On Fri, Apr 29, 2022 at 10:22:06PM +0800, zhenwei pi wrote:
> hwpoison_filter is missing in the soft offline path, this leads an
> issue: after enabling the corrupt filter, the user process still has
> a chance to inject hwpoison fault by
> madvise(addr, len, MADV_SOFT_OFFLINE) at PFN which is expected to
> reject.

The motivation is fine to me. Thank you for finding this.

> 
> Cc: Wu Fengguang <fengguang.wu@intel.com>
> Signed-off-by: zhenwei pi <pizhenwei@bytedance.com>
> ---
>  mm/memory-failure.c | 9 ++++++++-
>  1 file changed, 8 insertions(+), 1 deletion(-)
> 
> diff --git a/mm/memory-failure.c b/mm/memory-failure.c
> index a6a27c8b800f..6564f5a34658 100644
> --- a/mm/memory-failure.c
> +++ b/mm/memory-failure.c
> @@ -2313,7 +2313,9 @@ static void put_ref_page(struct page *page)
>   * @pfn: pfn to soft-offline
>   * @flags: flags. Same as memory_failure().
>   *
> - * Returns 0 on success, otherwise negated errno.
> + * Returns 0 on success
> + *         -EOPNOTSUPP for memory_filter() filtered the error event

Using word hwpoison_filter() rather than memory_filter() seems better to me.

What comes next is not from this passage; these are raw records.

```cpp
__global__ void __launch_bounds__(256) k_work_scatter(FastParams p, const u64* __restrict__ pos, const u64* __restrict__ hpos,
                                                      const u64* __restrict__ nvs_ptr)
{
    if (p.mv.hdr->status) return;
    const u64 nvs = *nvs_ptr;
    for (u64 vi = blockIdx.x * (u64)blockDim.x + threadIdx.x; vi < nvs; vi += (u64)gridDim.x * blockDim.x) {
        const u64 cm = p.cnt_meta[vi];
        if (cm) {
            const bool heavy = (cm & CNT_MIXED) || ((cm >> 48) & 0xffu) > 10u;
            if (heavy) { const u64 i = hpos[vi]; p.heavy_vi[i] = vi; p.heavy_cm[i] = cm; }
            else { const u64 i = pos[vi]; p.cnt_vi[i] = vi; p.cnt_cm[i] = cm; }
        }
        const u64 wpos = p.wide_flag[vi];
        const u64 wnext = vi + 1 < nvs ? p.wide_flag[vi + 1] : *p.wide_count;
        if (wnext != wpos) p.wide_list[wpos] = vi;
        const u64 xpos = p.wide16_flag[vi];
        const u64 xnext = vi + 1 < nvs ? p.wide16_flag[vi + 1] : *p.wide16_count;
        if (xnext != xpos) p.wide16_list[xpos] = vi;
    }
}

__device__ __forceinline__ uint32_t lut32(const u32* t, uint32_t g4)
{
    const uint32_t sel = g4 & 0x07070707u;
    const uint32_t h3 = (g4 >> 3) & 0x01010101u, m3 = (h3 << 8) - h3;
    const uint32_t h4 = (g4 >> 4) & 0x01010101u, m4 = (h4 << 8) - h4;
    const uint32_t e0 = __builtin_amdgcn_perm(t[1], t[0], sel), e1 = __builtin_amdgcn_perm(t[3], t[2], sel);
    const uint32_t e2 = __builtin_amdgcn_perm(t[5], t[4], sel), e3 = __builtin_amdgcn_perm(t[7], t[6], sel);
    const uint32_t lo = (e1 & m3) | (e0 & ~m3), hi = (e3 & m3) | (e2 & ~m3);
    return (hi & m4) | (lo & ~m4);
}

__device__ __forceinline__ uint32_t lut64(const u32* t, uint32_t g4)
{
    const uint32_t h5 = (g4 >> 5) & 0x01010101u, m5 = (h5 << 8) - h5;
    return (lut32(t + 8, g4) & m5) | (lut32(t, g4) & ~m5);
}

template <int MAXG> __device__ __forceinline__ uint32_t lutN(const u32* t, uint32_t g4)
{
    if constexpr (MAXG <= 8) return __builtin_amdgcn_perm(t[1], t[0], g4);
    else if constexpr (MAXG <= 16) {
// ... 125 lines not shown
    if (ncol == 1) {
        if (fast_group_dna1(col0, rb, vmask, lane, mv.S, G)) return 1;
        G.gid = make_uint4(~0u, ~0u, ~0u, ~0u);
        G.k = 0; G.sumlen = 0; G.key_lo = 0; G.key_hi = 0; G.rep = 0; G.len = 0;
        if (ballot64(any_nul(col0, vmask))) return 0;
        const uint4 col = normalise_col<CHECK_NL>(col0, vmask, saw_nl);
        while (first_remaining(rm, leader, i0)) {
            const u32 c = leader_byte(col, leader, i0);
            uint4 eq = bytes_eq_mask(col, c * 0x01010101u);
            eq.x &= rm.x; eq.y &= rm.y; eq.z &= rm.z; eq.w &= rm.w;
            if (!fast_assign(G, rm, eq, (u64)c, 0ull, c ? 1u : 0u, lane, (u32)leader * 16u + i0)) return 0;
        }
        return 1;
    }

    const u64 slot0 = cmeta & CNT_SLOT;
    const bool scatter = (cmeta & CNT_SCATTER) != 0, mixed = (cmeta & CNT_MIXED) != 0;
    if (mixed && !HEAVY) return 2;
    const u32 loff = lane * 16u < mv.Spad - 16u ? lane * 16u : mv.Spad - 16u;
    const uint8_t* cbase = mv.vc + slot0 * (u64)mv.Spad + loff;
    u32 nA = ncol;
    const uint8_t* cbaseB = cbase;
    const bool two = scatter && mv.lw == 0 && mv.tileW != 0;
    if (two) {
        const u64 bnd = (seg_a / mv.tileW + 1) * mv.tileW;
        nA = (u32)(bnd - seg_a);
        cbaseB = mv.vc + uniform64(mv.word_slot[bnd >> 6]) * (u64)mv.Spad + loff;
    }
    auto col_ptr = [&](u32 c) -> const uint8_t* {
        if (two) return c < nA ? cbase + (u64)c * mv.Spad : cbaseB + (u64)(c - nA) * mv.Spad;
        return scatter ? mv.vc + mv.slot(seg_a + c) * (u64)mv.Spad + loff : cbase + (u64)c * mv.Spad;
    };

    if (!HEAVY && ncol > 10u) return 2;
    if (ncol <= 10u && !mixed) {
        auto load_col = [&](u32 c) -> uint4 { return load16u(col_ptr(c)); };
        const int r = fast_group_dnakeys<1>(load_col, ncol, col0, lane, vmask, G);
        if (r) return r > 0 ? 1 : 0;
        G.gid = make_uint4(~0u, ~0u, ~0u, ~0u);
        G.k = 0; G.sumlen = 0; G.key_lo = 0; G.key_hi = 0; G.rep = 0; G.len = 0;
    }
    if constexpr (HEAVY) {
        if (ncol > 10u && ncol <= 20u && !mixed) {
            auto load_col = [&](u32 c) -> uint4 { return load16u(col_ptr(c)); };
            const int r = fast_group_dnakeys<2>(load_col, ncol, col0, lane, vmask, G);
            if (r) return r > 0 ? 1 : 0;
            G.gid = make_uint4(~0u, ~0u, ~0u, ~0u);
            G.k = 0; G.sumlen = 0; G.key_lo = 0; G.key_hi = 0; G.rep = 0; G.len = 0;
        }
        auto cell_ptr = [&](u32 c) -> const uint8_t* {
            const uint8_t* cp = two ? (c < nA ? cbase + (u64)c * mv.Spad : cbaseB + (u64)(c - nA) * mv.Spad)
                                    : (scatter ? mv.vc + mv.slot(seg_a + c) * (u64)mv.Spad + loff : cbase + (u64)c * mv.Spad);
            return cp - loff;
        };
        u32 cs_lo = 0, cs_hi = 0, cref = 0x100u;
        if (mixed && lane < ncol) {
            if (mv.vbit(seg_a + lane)) { const u64 sl = mv.slot(seg_a + lane); cs_lo = (u32)sl; cs_hi = (u32)(sl >> 32); }
            else cref = mv.ref_byte(seg_a + lane);
        }
        auto load_colx = [&](u32 c) -> uint4 {
            if (mixed) {
                const u32 rb = (u32)__builtin_amdgcn_readlane((int)cref, (int)c);
                if (rb < 0x100u) { const u32 b = rb * 0x01010101u; return make_uint4(b, b, b, b); }
                const u64 sl = ((u64)(u32)__builtin_amdgcn_readlane((int)cs_hi, (int)c) << 32) | (u32)__builtin_amdgcn_readlane((int)cs_lo, (int)c);
                return load16u(mv.vc + sl * (u64)mv.Spad + loff);
            }
            return load16u(col_ptr(c));
        };
        auto cell = [&](u32 c, u32 row) -> u32 {
            if (row == ~0u) return mixed ? (u32)__builtin_amdgcn_readlane((int)cref, (int)c) : 0x100u;
            if (mixed) return cref < 0x100u ? cref : (u32)mv.vc[(((u64)cs_hi << 32) | cs_lo) * (u64)mv.Spad + row];
            return (u32)cell_ptr(c)[row];
        };
        if (mv.S <= 64u && !mixed) {
            const bool act = lane < mv.S;
            u32* const mine32 = reinterpret_cast<u32*>(strs + lane * 64u);
// ... 712 lines not shown
```

### edsparser_amd/csrc/msa_scan_kernels.hpp

```cpp
#pragma once
#include "msa_wave.hpp"
#include "msa_scan_launch.hpp"

namespace edsx {

__global__ void k_find_hdr_end(const uint8_t* __restrict__ f, u64 n, MsaHdr* h)
{
    const u32 lane = threadIdx.x;
    h->first_nl = n;
    h->first_hdr2 = n;
    if (n == 0 || f[0] != '>') {
        if (lane == 0) { h->status |= ST_NOT_FASTA; h->hdr_end = n; }
        return;
    }
    u64 pos = n;
    for (u64 base = 0; base < n; base += 64) {
        u64 i = base + lane;
        u64 b = ballot64(i < n && f[i] == '\n');
        if (b) { pos = base + __builtin_ctzll(b); break; }
    }
    if (lane == 0) h->hdr_end = pos;
}

__global__ void __launch_bounds__(1024) k_find_row0(const uint8_t* __restrict__ f, u64 n, MsaHdr* h)
// ... 147 lines not shown
            u64 nonnl = 0;
            for (u64 i = lane; i < rest; i += 64) nonnl |= (f[p + i] != '\n');
            if (ballot64(nonnl != 0)) bad = ST_LAYOUT;
            break;
        }
        u64 nlpos = n;
        u64 b = ballot64(lane >= 2 && c == '\n');
        if (b) nlpos = q + __builtin_ctzll(b);
        else {
            for (u64 base = q + 64; base < n; base += 64) {
                const u64 i = base + lane;
                b = ballot64(i < n && f[i] == '\n');
                if (b) { nlpos = base + __builtin_ctzll(b); break; }
            }
        }
        if (nlpos >= n) { bad = ST_LAYOUT; break; }
        st = nlpos + 1;
    }
    if (lane == 0) {
        if (s < 2 && !bad) bad = ST_FEW_ROWS;
        h->status |= bad;
        h->S = s; h->L = L; h->lw = wrapped ? lw : 0; h->Draw = Draw;
        h->nwords = (L + 63) / 64;
        h->nwords_raw = (Draw + 63) / 64;
    }
}

__global__ void k_pad_rows(u64* __restrict__ row_start, u64 S, u64 n)
{
    const u64 last = row_start[S - 1];
    for (u64 r = S + blockIdx.x * (u64)blockDim.x + threadIdx.x; r < n; r += (u64)gridDim.x * blockDim.x) row_start[r] = last;
}

constexpr u32 FUSE_MAXW = 10;
#ifndef EDSX_TAIL_WAVES
#define EDSX_TAIL_WAVES 8
#endif
constexpr u32 TAIL_WAVES = EDSX_TAIL_WAVES;
constexpr u32 CLIST = 2048;
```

> + *         < 0 otherwise negated errno.
>   *
>   * Soft offline a page, by migration or invalidation,
>   * without killing anything. This is for the case when
> @@ -2350,6 +2352,11 @@ int soft_offline_page(unsigned long pfn, int flags)
>  		return -EIO;
>  	}
>  
> +	if (hwpoison_filter(page)) {
> +		put_ref_page(ref_page);
> +		return -EOPNOTSUPP;
> +	}
> +

Based on the assumption behind hwpoison_filter(), calling it after
get_hwpoison_page() would be better?

Thanks,
Naoya Horiguchi

^ permalink raw reply	[flat|nested] 14+ messages in thread

* Re: Re: [PATCH 3/4] mm/memofy-failure.c: optimize hwpoison_filter
  2022-05-06  8:59   ` Naoya Horiguchi
@ 2022-05-06 13:38     ` zhenwei pi
  2022-05-06 16:28       ` David Hildenbrand
  0 siblings, 1 reply; 14+ messages in thread
From: zhenwei pi @ 2022-05-06 13:38 UTC (permalink / raw)
  To: Naoya Horiguchi
  Cc: akpm, naoya.horiguchi, linux-mm, linux-kernel, Wu Fengguang,
	Michael S. Tsirkin, David Hildenbrand, Jason Wang,
	virtualization



On 5/6/22 16:59, Naoya Horiguchi wrote:
> On Fri, Apr 29, 2022 at 10:22:05PM +0800, zhenwei pi wrote:
>> In the memory failure procedure, hwpoison_filter has higher priority,
>> if memory_filter() filters the error event, there is no need to do
>> the further work.
> 
> Could you clarify what problem you are trying to solve (what does
> "optimize" mean in this context or what is the benefit)?
> 

OK. The background of this work:
As well known, the memory failure mechanism handles memory corrupted 
event, and try to send SIGBUS to the user process which uses this 
corrupted page.

For the virtualization case, QEMU catches SIGBUS and tries to inject MCE 
into the guest, and the guest handles memory failure again. Thus the 
guest gets the minimal effect from hardware memory corruption.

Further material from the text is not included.